┏━━

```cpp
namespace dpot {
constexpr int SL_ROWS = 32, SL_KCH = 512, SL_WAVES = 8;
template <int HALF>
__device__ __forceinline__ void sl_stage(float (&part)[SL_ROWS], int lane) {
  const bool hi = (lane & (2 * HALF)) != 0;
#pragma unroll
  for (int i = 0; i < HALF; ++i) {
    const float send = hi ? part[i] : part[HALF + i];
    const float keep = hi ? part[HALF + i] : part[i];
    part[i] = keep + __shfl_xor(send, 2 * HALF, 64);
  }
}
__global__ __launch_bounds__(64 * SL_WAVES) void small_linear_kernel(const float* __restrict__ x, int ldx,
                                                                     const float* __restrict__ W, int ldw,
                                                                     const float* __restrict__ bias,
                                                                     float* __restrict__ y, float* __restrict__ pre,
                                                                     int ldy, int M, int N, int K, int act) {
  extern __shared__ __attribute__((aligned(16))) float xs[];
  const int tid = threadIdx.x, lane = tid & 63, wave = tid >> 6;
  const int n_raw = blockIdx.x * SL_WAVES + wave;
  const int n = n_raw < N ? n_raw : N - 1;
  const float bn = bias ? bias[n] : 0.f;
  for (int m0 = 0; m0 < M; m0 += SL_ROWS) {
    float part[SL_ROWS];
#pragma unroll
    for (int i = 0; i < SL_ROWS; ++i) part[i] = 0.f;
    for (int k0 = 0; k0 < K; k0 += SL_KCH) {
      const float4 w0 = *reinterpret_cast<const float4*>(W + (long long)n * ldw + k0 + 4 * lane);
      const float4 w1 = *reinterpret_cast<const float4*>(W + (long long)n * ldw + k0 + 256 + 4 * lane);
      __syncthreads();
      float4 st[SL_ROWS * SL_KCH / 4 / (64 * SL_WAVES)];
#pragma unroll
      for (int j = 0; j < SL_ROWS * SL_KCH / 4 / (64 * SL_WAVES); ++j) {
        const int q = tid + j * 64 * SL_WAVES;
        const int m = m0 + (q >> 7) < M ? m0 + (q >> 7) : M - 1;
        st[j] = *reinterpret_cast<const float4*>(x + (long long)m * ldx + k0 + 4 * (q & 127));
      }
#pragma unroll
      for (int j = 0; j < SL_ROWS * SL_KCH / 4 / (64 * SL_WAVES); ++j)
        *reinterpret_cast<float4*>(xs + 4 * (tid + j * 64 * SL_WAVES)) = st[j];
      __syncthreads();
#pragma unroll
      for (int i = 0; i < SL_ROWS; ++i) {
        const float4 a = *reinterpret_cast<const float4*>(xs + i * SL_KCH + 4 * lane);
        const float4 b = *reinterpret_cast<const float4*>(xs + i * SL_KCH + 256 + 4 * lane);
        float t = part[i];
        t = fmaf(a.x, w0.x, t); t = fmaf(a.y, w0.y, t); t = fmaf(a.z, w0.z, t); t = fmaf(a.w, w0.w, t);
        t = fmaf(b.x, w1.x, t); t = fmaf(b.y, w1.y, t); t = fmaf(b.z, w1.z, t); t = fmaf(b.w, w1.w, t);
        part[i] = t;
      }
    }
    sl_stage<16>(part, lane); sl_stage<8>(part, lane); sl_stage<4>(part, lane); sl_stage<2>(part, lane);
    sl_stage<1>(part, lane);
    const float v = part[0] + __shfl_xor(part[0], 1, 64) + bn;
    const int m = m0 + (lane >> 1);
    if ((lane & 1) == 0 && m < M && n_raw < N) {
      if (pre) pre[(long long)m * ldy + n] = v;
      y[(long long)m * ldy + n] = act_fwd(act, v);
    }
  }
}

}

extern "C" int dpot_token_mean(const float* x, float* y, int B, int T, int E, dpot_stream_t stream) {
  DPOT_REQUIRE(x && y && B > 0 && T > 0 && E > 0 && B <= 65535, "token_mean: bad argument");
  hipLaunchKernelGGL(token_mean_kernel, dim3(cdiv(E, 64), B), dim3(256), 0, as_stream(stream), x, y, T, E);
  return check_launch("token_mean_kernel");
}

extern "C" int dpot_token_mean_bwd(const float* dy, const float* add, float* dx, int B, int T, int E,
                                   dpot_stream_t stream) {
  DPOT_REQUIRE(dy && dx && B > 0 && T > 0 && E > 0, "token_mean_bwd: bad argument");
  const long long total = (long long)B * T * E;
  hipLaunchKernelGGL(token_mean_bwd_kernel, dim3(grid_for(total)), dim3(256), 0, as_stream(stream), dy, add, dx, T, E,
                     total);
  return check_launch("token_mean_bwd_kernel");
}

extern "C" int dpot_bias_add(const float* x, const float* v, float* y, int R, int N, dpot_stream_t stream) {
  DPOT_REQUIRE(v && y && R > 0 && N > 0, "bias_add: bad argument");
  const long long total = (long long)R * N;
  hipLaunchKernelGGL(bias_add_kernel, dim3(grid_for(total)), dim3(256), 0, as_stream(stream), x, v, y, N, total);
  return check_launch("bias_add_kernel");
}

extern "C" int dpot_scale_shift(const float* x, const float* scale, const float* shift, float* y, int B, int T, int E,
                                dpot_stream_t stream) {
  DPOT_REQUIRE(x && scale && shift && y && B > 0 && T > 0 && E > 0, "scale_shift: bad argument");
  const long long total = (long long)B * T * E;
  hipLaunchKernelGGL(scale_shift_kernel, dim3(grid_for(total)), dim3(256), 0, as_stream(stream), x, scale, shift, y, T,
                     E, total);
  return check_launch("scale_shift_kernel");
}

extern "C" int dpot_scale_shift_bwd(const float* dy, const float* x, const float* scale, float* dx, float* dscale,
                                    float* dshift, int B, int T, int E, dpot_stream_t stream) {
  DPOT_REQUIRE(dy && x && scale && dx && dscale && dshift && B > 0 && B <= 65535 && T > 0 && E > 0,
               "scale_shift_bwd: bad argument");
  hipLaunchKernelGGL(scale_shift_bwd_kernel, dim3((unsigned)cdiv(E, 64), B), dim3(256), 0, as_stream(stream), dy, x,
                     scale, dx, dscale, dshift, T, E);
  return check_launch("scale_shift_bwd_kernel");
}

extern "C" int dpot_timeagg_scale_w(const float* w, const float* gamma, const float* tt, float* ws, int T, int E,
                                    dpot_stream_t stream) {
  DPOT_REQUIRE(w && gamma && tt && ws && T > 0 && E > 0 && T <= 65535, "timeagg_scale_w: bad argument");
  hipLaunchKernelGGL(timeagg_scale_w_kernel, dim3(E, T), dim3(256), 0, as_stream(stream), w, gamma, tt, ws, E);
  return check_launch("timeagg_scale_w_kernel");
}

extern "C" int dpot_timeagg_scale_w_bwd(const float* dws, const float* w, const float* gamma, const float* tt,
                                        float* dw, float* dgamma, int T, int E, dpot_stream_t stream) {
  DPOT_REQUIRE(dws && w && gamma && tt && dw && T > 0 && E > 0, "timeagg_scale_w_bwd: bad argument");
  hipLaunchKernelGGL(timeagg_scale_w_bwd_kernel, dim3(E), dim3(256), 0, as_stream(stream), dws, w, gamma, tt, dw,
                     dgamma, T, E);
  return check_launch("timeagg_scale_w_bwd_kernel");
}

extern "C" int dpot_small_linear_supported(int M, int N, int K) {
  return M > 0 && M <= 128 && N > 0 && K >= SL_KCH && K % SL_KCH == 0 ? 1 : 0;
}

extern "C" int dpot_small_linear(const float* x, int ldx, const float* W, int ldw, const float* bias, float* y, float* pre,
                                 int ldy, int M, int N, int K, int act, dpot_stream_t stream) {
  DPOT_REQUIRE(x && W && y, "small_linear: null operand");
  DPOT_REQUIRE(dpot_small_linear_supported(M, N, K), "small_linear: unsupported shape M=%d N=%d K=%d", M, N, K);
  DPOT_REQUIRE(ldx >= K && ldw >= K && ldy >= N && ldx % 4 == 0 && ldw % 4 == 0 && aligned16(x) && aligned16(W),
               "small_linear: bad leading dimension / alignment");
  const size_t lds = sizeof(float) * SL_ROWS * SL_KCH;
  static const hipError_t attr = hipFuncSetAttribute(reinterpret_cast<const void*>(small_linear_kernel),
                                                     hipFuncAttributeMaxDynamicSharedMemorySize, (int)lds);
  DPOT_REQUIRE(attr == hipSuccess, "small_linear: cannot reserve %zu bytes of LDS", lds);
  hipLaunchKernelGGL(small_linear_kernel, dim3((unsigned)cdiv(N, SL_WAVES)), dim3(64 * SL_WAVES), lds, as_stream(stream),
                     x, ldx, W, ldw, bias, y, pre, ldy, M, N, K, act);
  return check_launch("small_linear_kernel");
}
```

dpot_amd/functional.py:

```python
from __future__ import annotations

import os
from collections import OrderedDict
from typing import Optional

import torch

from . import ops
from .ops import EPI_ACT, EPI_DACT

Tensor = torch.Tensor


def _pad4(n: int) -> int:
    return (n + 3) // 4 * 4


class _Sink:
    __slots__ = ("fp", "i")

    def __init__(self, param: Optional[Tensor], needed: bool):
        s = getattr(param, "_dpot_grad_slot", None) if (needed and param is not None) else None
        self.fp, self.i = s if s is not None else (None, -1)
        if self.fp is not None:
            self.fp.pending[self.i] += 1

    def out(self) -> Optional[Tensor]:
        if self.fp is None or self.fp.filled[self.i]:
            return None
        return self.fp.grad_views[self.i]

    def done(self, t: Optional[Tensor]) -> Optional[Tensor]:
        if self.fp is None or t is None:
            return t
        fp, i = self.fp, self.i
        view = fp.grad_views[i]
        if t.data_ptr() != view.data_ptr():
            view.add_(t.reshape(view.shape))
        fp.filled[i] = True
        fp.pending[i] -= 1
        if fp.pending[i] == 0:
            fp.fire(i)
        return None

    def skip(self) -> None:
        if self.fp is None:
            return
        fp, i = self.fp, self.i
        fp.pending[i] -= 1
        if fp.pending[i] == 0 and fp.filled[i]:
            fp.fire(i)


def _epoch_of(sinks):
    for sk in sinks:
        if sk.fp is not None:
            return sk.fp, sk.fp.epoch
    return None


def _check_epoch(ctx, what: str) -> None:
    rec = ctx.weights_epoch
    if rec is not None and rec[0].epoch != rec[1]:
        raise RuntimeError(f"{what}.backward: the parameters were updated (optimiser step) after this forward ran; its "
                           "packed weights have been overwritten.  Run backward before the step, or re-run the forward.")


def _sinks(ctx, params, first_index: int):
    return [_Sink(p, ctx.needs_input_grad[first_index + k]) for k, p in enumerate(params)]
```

┗━━

Task to carry out. If a line in the listing holds the word "Tensor", copy it out.

Result.
Tensor = torch.Tensor
    def __init__(self, param: Optional[Tensor], needed: bool):
    def out(self) -> Optional[Tensor]:
    def done(self, t: Optional[Tensor]) -> Optional[Tensor]:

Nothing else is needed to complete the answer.